7 febbraio
Beata Maria della Provvidenza (Eugenia Smet)
Vergine, Fondatrice
Aggiornato il 15 settembre 2026
Le origini e il cammino spirituale
Eugenia Maria Giuseppina Smet nasce a Lille, in Francia, il venticinque marzo 1825. Proviene da una famiglia di benestanti di origine fiamminga ed è la terza di sei figli. Compie i suoi studi a Lille presso le suore del Sacro Cuore, maturando a diciassette anni il desiderio di diventare una religiosa di quello stesso istituto. Nonostante la chiamata iniziale resti custodita nel cuore, Eugenia rimane in famiglia e si dedica con generosità all'apostolato in parrocchia. Si fa fervida sostenitrice dell'Opera per la propagazione della fede, un sodalizio di laici fondato a Lione nel 1822 da una laica, Pauline Jaricot. L'Opera gode di una vastissima diffusione e di una grande influenza grazie alla sua geniale semplicità. I soci sostengono le missioni unendo la preghiera quotidiana all'offerta di un soldo ogni settimana, nella certezza evangelica che una somma di piccoli gesti possa produrre risultati imponenti per il bene della Chiesa.
La fondazione delle Suore Ausiliatrici
Nel novembre del 1853, Eugenia ha ventotto anni, è nubile e ha emesso un voto privato di castità. Decide di promuovere un'associazione di fedeli impegnati a pregare per le anime del Purgatorio, ottenendo ben presto numerose adesioni. Le difficoltà incontrate lungo il cammino la inducono tuttavia a fondare una vera congregazione di suore con lo stesso scopo. Desiderosa di compiere la volontà di Dio, chiede consiglio a molti e interpella personalmente papa Pio IX e il Curato d'Ars. Arriva a Parigi ai primi del 1856, in una città dominata dal clima trionfale di Napoleone III, segnato dalla vittoria in Crimea e dai grandi congressi e progetti. Un sacerdote la mette a capo di cinque religiose già unite da quell'impegno comune, e da quel piccolo gruppetto nascono le Suore Ausiliatrici del Purgatorio. Lo scopo delle religiose è l'intercessione a favore dei defunti non ancora accolti tra gli eletti di Dio, osservando il durissimo purgatorio che molti sopportano già in questa vita.

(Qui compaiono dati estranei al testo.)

# Bhasha-Open/Akshar

Hardware: NVIDIA B200
Metric: utf8_input_GBps_batch_encode (higher is better)
Workload: dtype u8

## Files before the change

akshar_b200/csrc/ak_abi_encode.inc:

```
extern "C" {

struct AkTokOut {
    void* ids;
    int64_t id_cap;
    int ids_u16;
    void* splits;
    int splits_i32;
};
static int ak_run_tok(akshar_ctx* ctx, AkCall& C, const AkBatch& B, int64_t max_bytes, int kind, const AkTokOut& O) {
    int rc;
    const AkTokWs W = ak_tok_ws(max_bytes, B.n_rows);
    char* base = C.ws + C.L.scratch;
    const size_t avail = C.ws_bytes - C.L.scratch;
    const size_t surplus = avail > W.total ? ((avail - W.total) / 4) & ~(size_t)255 : 0;
    const size_t pool_ints = W.pool_ints + surplus / 4, longpool_ints = W.longpool_ints + surplus / 4;
    char* longpool = base + W.longpool + surplus;
    char* sl = base + W.slots + 2 * surplus;
    const size_t left = avail - (W.slots + 2 * surplus) - 4096;
    const double per_wt = (double)left / ((double)W.n_wt * (AKT_SLOT_BYTES + 0.001));
    int cap = AKT_CAP_MIN, shift = 8;
    while (cap < AKT_CAP_MAX && (double)(2 * cap) <= per_wt) { cap *= 2; ++shift; }
    const size_t n_slots = (size_t)W.n_wt * (size_t)cap;
    AkSlots S;
    S.ev = (AkEvent*)sl;
    S.count = (uint32_t*)(base + W.count);
    S.cap = cap;
    S.shift = shift;
    unsigned long long* resolved = (unsigned long long*)(sl + ak_align(n_slots * 8));
    uint32_t* aux = (uint32_t*)(sl + 2 * ak_align(n_slots * 8));
    int32_t* wt_ids = (int32_t*)(base + W.wt_ids);
    int64_t* wt_base = (int64_t*)(base + W.wt_base);
    unsigned long long* wt_seg = (unsigned long long*)(base + W.wt_seg);
    float* wt_segx = (float*)(base + W.wt_segx);
    const size_t nscan = ak_align(((size_t)W.n_wt / AKS_TILE + 2) * 8);
    unsigned long long* scan_state0 = (unsigned long long*)(base + W.scan_state);
    unsigned long long* scan_state1 = (unsigned long long*)(base + W.scan_state + nscan);
    AkcTable& tc = ctx->tok_cache[kind];
    if (!ctx->wc_hold || tc.reset) {
        const unsigned long long limit = (1ull << tc.work.bits) / 4;
        ak_cache_guard_kernel<<<ctx->sm_count * 4, 256, 0, C.stream>>>(tc.work.e, tc.image, tc.bytes / 8, tc.work.inserted, limit, tc.reset ? 1 : 0);
        if ((rc = ak_after_launch(ctx, "tok-cache-guard"))) return rc;
        ak_cache_guard_reset_kernel<<<1, 1, 0, C.stream>>>(tc.work.inserted, limit, tc.reset ? 1 : 0);
        if ((rc = ak_after_launch(ctx, "tok-cache-guard-reset"))) return rc;
        tc.reset = false;
    }
    AK_CUDA(ctx, cudaMemsetAsync(base + W.row_flag, 0, ak_align((size_t)B.n_rows + 1), C.stream));
    AK_CUDA(ctx, cudaMemsetAsync(scan_state0, 0, 2 * nscan, C.stream));
    int* tickets = (int*)C.ws;
    unsigned int* any_flag = (unsigned int*)(C.ws + 144);
    unsigned long long* pool_used = (unsigned long long*)(C.ws + 152);
    const int64_t base0 = B.text_begin - (int64_t)(((uintptr_t)B.text + (uintptr_t)B.text_begin) & 15u);
    const int64_t span = (B.dyn_end ? max_bytes : B.text_end) - base0;
    const int64_t n_wt_ub = (span + AKT_WARP_BYTES) / AKT_WARP_BYTES;
    AkWordsArgs A;
    A.B = B;
    A.T = ctx->T;
    A.bpe = ctx->bpe_d;
    A.base0 = base0;
    A.wrow = (const int64_t*)(base + W.wrow);
    A.S = S;
    A.row_flag = (uint8_t*)(base + W.row_flag);
    A.any_flag = any_flag;
    A.row_ev = (uint32_t*)(base + W.row_ev);
    long long* n_wt_dev = (long long*)(C.ws + 136);
    A.n_wt_out = n_wt_dev;
    const int entries = (int)(n_wt_ub * 2 + 3);
    ak_warp_rows_kernel<<<(entries + 255) / 256, 256, 0, C.stream>>>(B, base0, entries, (int64_t*)(base + W.wrow));
    if ((rc = ak_after_launch(ctx, "tok-warp-rows"))) return rc;
    if (kind == 1) {
        ak_long_rows_kernel<<<ctx->sm_count * 4, 256, 0, C.stream>>>(B, AKT_LONG_ROW, A.row_flag, any_flag);
        if ((rc = ak_after_launch(ctx, "tok-long-rows"))) return rc;
    }
    {
        AkTimed tm(ctx, AKSHAR_TIMER_WORDS, C.stream);
        const int g = ak_grid(ctx, ctx->occ_words[kind], (int)((n_wt_ub + AKW_THREADS / 32 - 1) / (AKW_THREADS / 32)));
        if (kind == 0) ak_words_kernel<0><<<g, AKW_THREADS, 0, C.stream>>>(A);
        else ak_words_kernel<1><<<g, AKW_THREADS, 0, C.stream>>>(A);
    }
    if ((rc = ak_after_launch(ctx, "tok-words"))) return rc;
    AkLookupCtx X;
    X.M.kind = kind;
    X.M.bpe = ctx->bpe_d;
    X.M.uni = ctx->uni_d;
    X.M.cache = tc.work;
    X.M.pool.base = (int32_t*)longpool;
    X.M.pool.used = (unsigned long long*)(C.ws + 128);
    X.M.pool.cap = longpool_ints;
    X.M.T = ctx->T;
    X.text = nullptr;
    X.off = nullptr;
    X.n_rows = 0;
    X.tb = X.te = 0;
    X.result = nullptr;
    X.ids = O.ids;
    X.id_cap = O.id_cap;
    X.ids_u16 = O.ids_u16;
    X.splits = O.splits;
    X.splits_i32 = O.splits_i32;
    X.row_flag = A.row_flag;
    X.row_fix = (unsigned long long*)(base + W.row_fix);
    X.pool = (int32_t*)(base + W.pool);
    X.pool_used = pool_used;
    X.pool_cap = pool_ints;
    X.any_fix = 0;
    AkRowFixArgs R;
    R.B = B;
    R.X.M = X.M;
    R.X.text = nullptr;
    R.X.off = nullptr;
    R.X.n_rows = 0;
    R.X.result = nullptr;
    R.X.ev = S.ev;
    R.X.n_events = 0;
    R.X.row_ev = A.row_ev;
    R.X.row_fix = (unsigned long long*)(base + W.row_fix);
    R.X.pool = X.pool;
    R.X.pool_used = pool_used;
    R.X.pool_cap = pool_ints;
    R.base0 = base0;
    R.cap = cap;
    R.row_flag = A.row_flag;
    R.any_flag = any_flag;
    ak_rowfix_kernel<<<ctx->sm_count * 8, 128, 0, C.stream>>>(R);
    if ((rc = ak_after_launch(ctx, "tok-rowfix"))) return rc;
    const int warp_ctas = (int)((n_wt_ub + AKL_THREADS / 32 - 1) / (AKL_THREADS / 32));
    const int scan_tiles = (int)(n_wt_ub / AKS_TILE + 1);
    unsigned int* status_word = (unsigned int*)&B.result[2];
    AkResolveArgs Rs;
    Rs.B = B;
    Rs.X = X;
    Rs.base0 = base0;
    Rs.S = S;
    Rs.resolved = resolved;
    Rs.aux = aux;
    Rs.wt_ids = wt_ids;
    Rs.wt_seg = wt_seg;
    Rs.any_flag = any_flag;
    {
        AkTimed tm(ctx, kind == 0 ? AKSHAR_TIMER_BPE_ENCODE : AKSHAR_TIMER_UNIGRAM, C.stream);
        const int g = ak_grid(ctx, ctx->occ_resolve[kind], warp_ctas);
        if (kind == 0) ak_resolve_kernel<0><<<g, AKR_THREADS, 0, C.stream>>>(Rs);
        else ak_resolve_kernel<1><<<g, AKR_THREADS, 0, C.stream>>>(Rs);
    }
    if ((rc = ak_after_launch(ctx, "tok-resolve"))) return rc;
    if (kind == 1) {
        ak_scan_seg_kernel<<<ak_grid(ctx, 4, scan_tiles), AKS_THREADS, 0, C.stream>>>(wt_seg, n_wt_dev, wt_segx, tickets + 4, scan_state1, status_word);
        if ((rc = ak_after_launch(ctx, "tok-scan-seg"))) return rc;
        AkCheckArgs Ck;
        Ck.B = B;
        Ck.X = X;
        Ck.base0 = base0;
        Ck.S = S;
        Ck.resolved = resolved;
        Ck.aux = aux;
        Ck.wt_seg_before = wt_segx;
        Ck.wt_ids = wt_ids;
        Ck.any_flag = any_flag;
        ak_unicheck_kernel<<<ak_grid(ctx, ctx->occ_check, warp_ctas), AKL_THREADS, 0, C.stream>>>(Ck);
        if ((rc = ak_after_launch(ctx, "tok-check"))) return rc;
    }
    ak_scan_counts_kernel<<<ak_grid(ctx, 4, scan_tiles), AKS_THREADS, 0, C.stream>>>(wt_ids, 0, n_wt_dev, 1, wt_base, B.totals, tickets + 5, scan_state0,
                                                                                    status_word);
    if ((rc = ak_after_launch(ctx, "tok-scan-ids"))) return rc;
    AkEmitArgs E;
    E.B = B;
    E.X = X;
    E.base0 = base0;
    E.S = S;
    E.resolved = resolved;
    E.wt_base = wt_base;
    E.any_flag = any_flag;
    {
        AkTimed tm(ctx, AKSHAR_TIMER_EMIT, C.stream);
        if (O.ids_u16) ak_emit_kernel<uint16_t><<<ak_grid(ctx, ctx->occ_emit, warp_ctas), AKL_THREADS, 0, C.stream>>>(E);
        else ak_emit_kernel<int32_t><<<ak_grid(ctx, ctx->occ_emit, warp_ctas), AKL_THREADS, 0, C.stream>>>(E);
    }
    return ak_after_launch(ctx, "tok-emit");
}
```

La missione e la crescita dell'Istituto
Madre Maria della Provvidenza stabilisce che le Ausiliatrici devono dedicarsi alla preghiera per i defunti e al soccorso per i viventi, attuando una duplice forma di intercessione. Insiste nel dire che bisogna diventare per gli altri la Provvidenza di Dio, ricordando che provvedere a malnutriti, malati e analfabeti fa parte integrante della missione, senza escludere alcuna forma di intervento che promuova il bene. Si realizza così una profonda sinergia tra il terreno e l'ultraterreno, fondata sulla convinzione che ogni gioia donata nel mondo sia convertibile in speranza di più vicina beatitudine nell'altro per i fratelli. Nel 1859 vengono adottate le regole e la spiritualità di sant'Ignazio, permettendo il solido consolidamento dell'Istituto. La sua espansione risulta inizialmente lenta perché la fondatrice non ha fretta; con la sua concretezza fiamminga vuole prima irrobustire le radici. Una nuova casa viene aperta a Nantes nel 1865, e due anni dopo nasce la casa missionaria di Shanghai. Alla fine del ventesimo secolo le Ausiliatrici saranno circa mille e cinquecento, presenti in una sessantina di case sparse nel mondo.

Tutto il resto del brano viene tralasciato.